— Бабуль, я не знаю. Правда, — пожав плечами, я устало вздохнула.

— Ладно, — хлопнув по своим коленкам, она встала и поправила фартук. — Отдыхай, Кира. Но сначала, позволь я резюмирую твой небольшой монолог. — Глянув на меня, бабуля приняла самое серьезное выражение лица. — Если ты готова отпустить Глеба, тогда прекрати думать о нем и начни жить. Я уже однажды повидала такую депрессию и кончилось это очень плохо. Я не хочу, чтобы моя внучка страдала, ведь жизнь у нас так коротка, чтобы тратить их для таких негативных чувств. Если же Глеб настаивает на разговор, то дай ему шанс выговориться. Порой, нам очень этого не хватает. Годы бегут, дорогая. Это только кажется, что вся жизнь впереди. Одна твоя ошибка сейчас, может обернуться очень большими последствиями потом. Не строй иллюзий, что твоя любовь к мужчине пройдет. Нет, не пройдет. Станет только хуже. Вы уже взрослые люди, так решайте свои проблемы по-взрослому.

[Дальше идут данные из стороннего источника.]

template <int KH, bool RES>
__global__ __launch_bounds__(256, 2)
void gn_silu_tconv_kernel(const TcParams p) {
    constexpr int KD = FD * KH;
    extern __shared__ __attribute__((aligned(16))) char smem[];
    const int tid = threadIdx.x;
    const int lane = tid & 63;
    const int wave = __builtin_amdgcn_readfirstlane(tid >> 6);
    const int fr = lane & 31, fh = lane >> 5;
    const unsigned lds_base = (unsigned)(unsigned long)((lds_char_t*)smem);
    char* const ebuf = smem + 2 * LW_STAGE + wave * 2048;
    float* const lns = reinterpret_cast<float*>(smem + 2 * LW_STAGE + 4 * 2048);
    float* const bls = lns + 2 * KD;
    const bool bias_lds = KH == 1 && p.N <= LL_BIAS;
    const XsPart part = xs_part_decode(p.nsplit, p.cpp, p.N / LCH);
    const int tile = part.tile, c_begin = part.c_begin, c_end = part.c_end;
    if (tile >= p.ntiles) return;
    const int gpb = p.HW >> 3;
    const int b = tile / gpb, p0 = (tile - b * gpb) * 8 + 2 * wave;
    const XsRowsGather grow{b, p.HW, p0};
    if (c_begin >= c_end) return;

    unsigned vo[5];
    xs_piece_offsets<3 * KD * 2, 384>(vo, wave, lane);
    auto w_base = [&](int c, int j) {
        const int jt = j / KH, h = j - jt * KH;
        const int tap = jt == 0 ? 1 : (jt == 1 ? 0 : 2);
        return (uint64_t)(uintptr_t)p.W + (uint64_t)c * (LCH * 3 * KD * 2) + tap * 128 + h * (5 * 384);
    };
    xs_issue_stage(lds_base, 0, wave, vo, w_base(c_begin, 0));

    bf16x8_t xf[KD / 16];
    xs_load_rows(xf, p.X + grow(fr) * p.ldx + fh * 8);
    xs_stage_gn_affine(lns, KD, p.gn_g, p.gn_b, p.gn_stats + (size_t)b * p.gn_groups, p.gn_groups, tid);
    if (bias_lds) xs_stage_bias(bls, p.bias, p.N, tid);
    asm volatile("s_waitcnt vmcnt(0) lgkmcnt(0)" ::: "memory");
    __builtin_amdgcn_s_barrier();
    asm volatile("" ::: "memory");
    affine_rows_inplace<KD, true>(xf, lns, lns + KD, fh);

    constexpr int PD = KH == 1 ? 6 : 3;
    constexpr int NS = 3 * KH;
    int slot = 0;
    for (int c = c_begin; c < c_end; ++c) {
        f32x16_t out, y;
        u32x4_t rres[2];
#pragma unroll
        for (int j = 0; j < NS; ++j) {
            const int jt = j / KH, h = j % KH;
            if (c > c_begin || j > 0) {
                if (j == 0) { if (RES && KH != 1) wait_vmcnt<4>(); else wait_vmcnt<2>(); }
                else wait_vmcnt<0>();
                __builtin_amdgcn_s_barrier();
                asm volatile("" ::: "memory");
            }
            if constexpr (RES && KH == 1) {
                if (j == 0) {
#pragma unroll
                    for (int t = 0; t < 2; ++t)
                        rres[t] = *reinterpret_cast<const u32x4_t*>(p.R + grow(t * 16 + (lane >> 2)) * p.ldr + c * LCH + (lane & 3) * 8);
                }
            }
            f32x16_t& acc = jt == 0 ? out : y;
            if (h == 0) {
#pragma unroll
                for (int r = 0; r < 16; ++r) acc[r] = 0.f;
            }
            const bool more = j + 1 < NS || c + 1 < c_end;
            const uint64_t nb = j + 1 < NS ? w_base(c, j + 1) : w_base(c + 1, 0);
            xs_stage_mma<PD>(smem + slot * LW_STAGE, xf, h * (FD / 16), acc, fr, fh, [&](int i) __attribute__((always_inline)) {
                if (more) lds_dma16_sbase(xs_stage_dst(lds_base, (slot ^ 1) * LW_STAGE, wave, i), vo[i], nb);
            });
            slot ^= 1;
            if (jt > 0 && h == KH - 1) {
#pragma unroll
                for (int r = 0; r < 16; ++r) {
                    const float yv = y[r];
                    out[r] += __int_as_float(jt == 1 ? __builtin_amdgcn_update_dpp(0, __float_as_int(yv), 0x111, 0xf, 0xf, false)
                                                     : __builtin_amdgcn_update_dpp(0, __float_as_int(yv), 0x101, 0xf, 0xf, false));
                }
            }
        }
        {
            const int n0 = c * LCH;
            const int rrow = lane >> 2, rc = lane & 3;
            if constexpr (RES) {
                if constexpr (KH != 1) {
#pragma unroll
                    for (int t = 0; t < 2; ++t) rres[t] = *reinterpret_cast<const u32x4_t*>(p.R + grow(t * 16 + rrow) * p.ldr + n0 + rc * 8);
                }
#pragma unroll
                for (int t = 0; t < 2; ++t) *xs_patch_row(ebuf, t * 16 + rrow, rc) = rres[t];
            }
#pragma unroll
            for (int q = 0; q < 4; ++q) {
                float4 bv = bias_lds ? *reinterpret_cast<const float4*>(bls + n0 + 8 * q + 4 * fh)
                                     : *reinterpret_cast<const float4*>(p.bias + n0 + 8 * q + 4 * fh);
                uint2* const slot2 = xs_patch_acc(ebuf, fr, fh, q);
                if constexpr (RES) xs_add_bf16x4(bv, *slot2);
                *slot2 = xs_pack_acc(out, q, bv);
            }
#pragma unroll
            for (int t = 0; t < 2; ++t) {
                const int r = t * 16 + rrow;
                const u32x4_t d = *xs_patch_row(ebuf, r, rc);
                *reinterpret_cast<u32x4_t*>(p.O + grow(r) * p.ldo + n0 + rc * 8) = d;
            }
        }
    }
}

}

#ifdef DC_FF_STAMPS
extern "C" int dc_ff_debug_stamps(unsigned long long* out, int reset) {
    hipError_t e = hipMemcpyFromSymbol(out, HIP_SYMBOL(g_ff_stamps), sizeof(unsigned long long) * 8);
    if (e == hipSuccess && reset) {
        unsigned long long z[8] = {0};
        e = hipMemcpyToSymbol(HIP_SYMBOL(g_ff_stamps), z, sizeof(z));
    }
    return (int)e;
}
#endif

template <bool LN, bool PROJ>
static int launch_ff_fused(const FfParams& p, hipStream_t stream) {
    static DcLdsOnce lds_once;
    if (const int e = lds_once.ensure(reinterpret_cast<const void*>(&ff_geglu_fused320_kernel<LN, PROJ>), FF_LDS)) return e;
    const int tiles = (p.M + FBM - 1) / FBM;
    hipLaunchKernelGGL((ff_geglu_fused320_kernel<LN, PROJ>), dim3(tiles < 256 ? tiles : 256), dim3(256), FF_LDS, stream, p);
// ... 118 lines not shown
    if (const int e = lds_once.ensure(reinterpret_cast<const void*>(&ln_qkv_tattn_kernel<KH>), ta_lds(KH))) return e;
    TaParams p;
    p.X = x; p.ldx = ldx; p.W = wqkv; p.O = out; p.ldo = ldo; p.ln_g = ln_gamma; p.ln_b = ln_beta; p.ln_eps = ln_eps;
    p.HW = HW; p.c = scale * 1.4426950408889634f;
    static const int hsplit_env = [] { const char* e = getenv("DC_TA_HSPLIT"); return e ? atoi(e) : 0; }();
    const int hsplit = (KH == 2 && hsplit_env == 2) ? 2 : 1;
    hipLaunchKernelGGL(ln_qkv_tattn_kernel<KH>, dim3((unsigned)(B * (HW / 8)), hsplit), dim3(256), ta_lds(KH), (hipStream_t)stream_, p);
    DC_CHECK_LAUNCH();
    return 0;
}

extern "C" int dc_ln_qkv_temporal_attn320(const uint16_t* x, int ldx, const float* ln_gamma, const float* ln_beta, float ln_eps,
                                          const uint16_t* wqkv, uint16_t* out, int ldo, int B, int T, int HW, float scale,
                                          void* stream_) {
    return launch_ln_qkv_tattn<1>(x, ldx, ln_gamma, ln_beta, ln_eps, wqkv, out, ldo, B, T, HW, scale, stream_);
}

extern "C" int dc_ln_qkv_temporal_attn640(const uint16_t* x, int ldx, const float* ln_gamma, const float* ln_beta, float ln_eps,
                                          const uint16_t* wqkv, uint16_t* out, int ldo, int B, int T, int HW, float scale,
                                          void* stream_) {
    return launch_ln_qkv_tattn<2>(x, ldx, ln_gamma, ln_beta, ln_eps, wqkv, out, ldo, B, T, HW, scale, stream_);
}

template <int KH, bool RES>
static int launch_gn_silu_tconv(const TcParams& p, dim3 grid, hipStream_t stream) {
    static DcLdsOnce lds_once;
    if (const int e = lds_once.ensure(reinterpret_cast<const void*>(&gn_silu_tconv_kernel<KH, RES>), ll_lds(KH))) return e;
    hipLaunchKernelGGL((gn_silu_tconv_kernel<KH, RES>), grid, dim3(256), ll_lds(KH), stream, p);
    DC_CHECK_LAUNCH();
    return 0;
}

— Бабуль, он женатый мужчина, — мягко напомнила ей, но она и слушать меня не стала, строго цыкнув на меня.

— Я это прекрасно понимаю. Пока еще не выжила из ума. Ты же не кинешься ему в койку? А всего лишь поговоришь, — бабушка говорила так, словно это было очень легко воплотить в реальность. Ох, если бы только она понимала, что Глеб – это мое искушение и проверка на прочность. Душа и сердце все еще требовали его ласк и любви, а мозг сопротивлялся из последних сил, напоминая мне, что Стацкий – не мой…    

Я не хотела лезть в жизнь Нины, прекрасно зная, что моя старшая сестра сделает все возможное, чтобы опорочить меня в глазах нашей мамы. Так случилось, что моя старшая сестра не совсем мне родная. Она – дочь тёти, родной младшей сестры моей мамы. Послеродовая депрессия ее сгубила. Но на самом деле, тётя была очень юной девушкой – семнадцать лет, слишком мало, чтобы брать на себя роль мамы. Сейчас же она путешествовала и уже обзавелась семьей. Двое сыновей, а про Нину не хотела знать совершенно ничего. Мама приняла решение, что Нина – наша. Целиком и полностью, а вот Вера пусть всю жизнь мается, что от такого счастья отказалась еще в роддоме. Бабуля старалась историю не поднимать, но периодически ее бомбило, если тётя Вера, приехав в гости, совсем не замечала девочку, так похожую на нее.

Сначала Нина тяжело перенесла новость о своей настоящей маме, потом, когда повзрослела и поступила в колледж, даже забыла и не придавала великого значения. Моя мама – это наша мама с Ниной и так будет всегда. Мой папа тоже сразу старшую сестру вписал себе в дочери, а бабушка нарадоваться не могла своему любимому зятю. За такой поступок бабушка больше не напрягала папу своим огородом.

***

Проснувшись под вечер, я потянулась в кровати, ощущая себя заметно отдохнувшей от потрясений за последние пару дней. Телефон отключен специально, чтобы никто меня не донимал. А бабуля хлопотала и не трогала меня. Разговор выдался очень эмоциональным, от слез распухли губы и болели глаза, зато я впервые почувствовала себя освобожденной. Думала, позже станет еще хуже, но пока держалась огурцом и вроде голова не была забита Стацким.

Ну вот, Кира, опять ты о нем самом…

Я вздохнула, сдавшись своим же мыслям. Потянулась к тумбочке и взяла свой мобильник. Включила его и тут же моя вещица ожила, оповещая о звонках, сообщениях, ни читать, ни прослушивать которые я не хотела от слова совсем. Только краем глаза заметила первую строчку от Петрова, который собрался ехать за мной к бабуле и вызволять. Вот его мне не хватало, ага.

— Кира, — раздался громоподобный тон Петрова, осторожно отворившего дверь. Я передернулась на месте, выронив телефон из рук.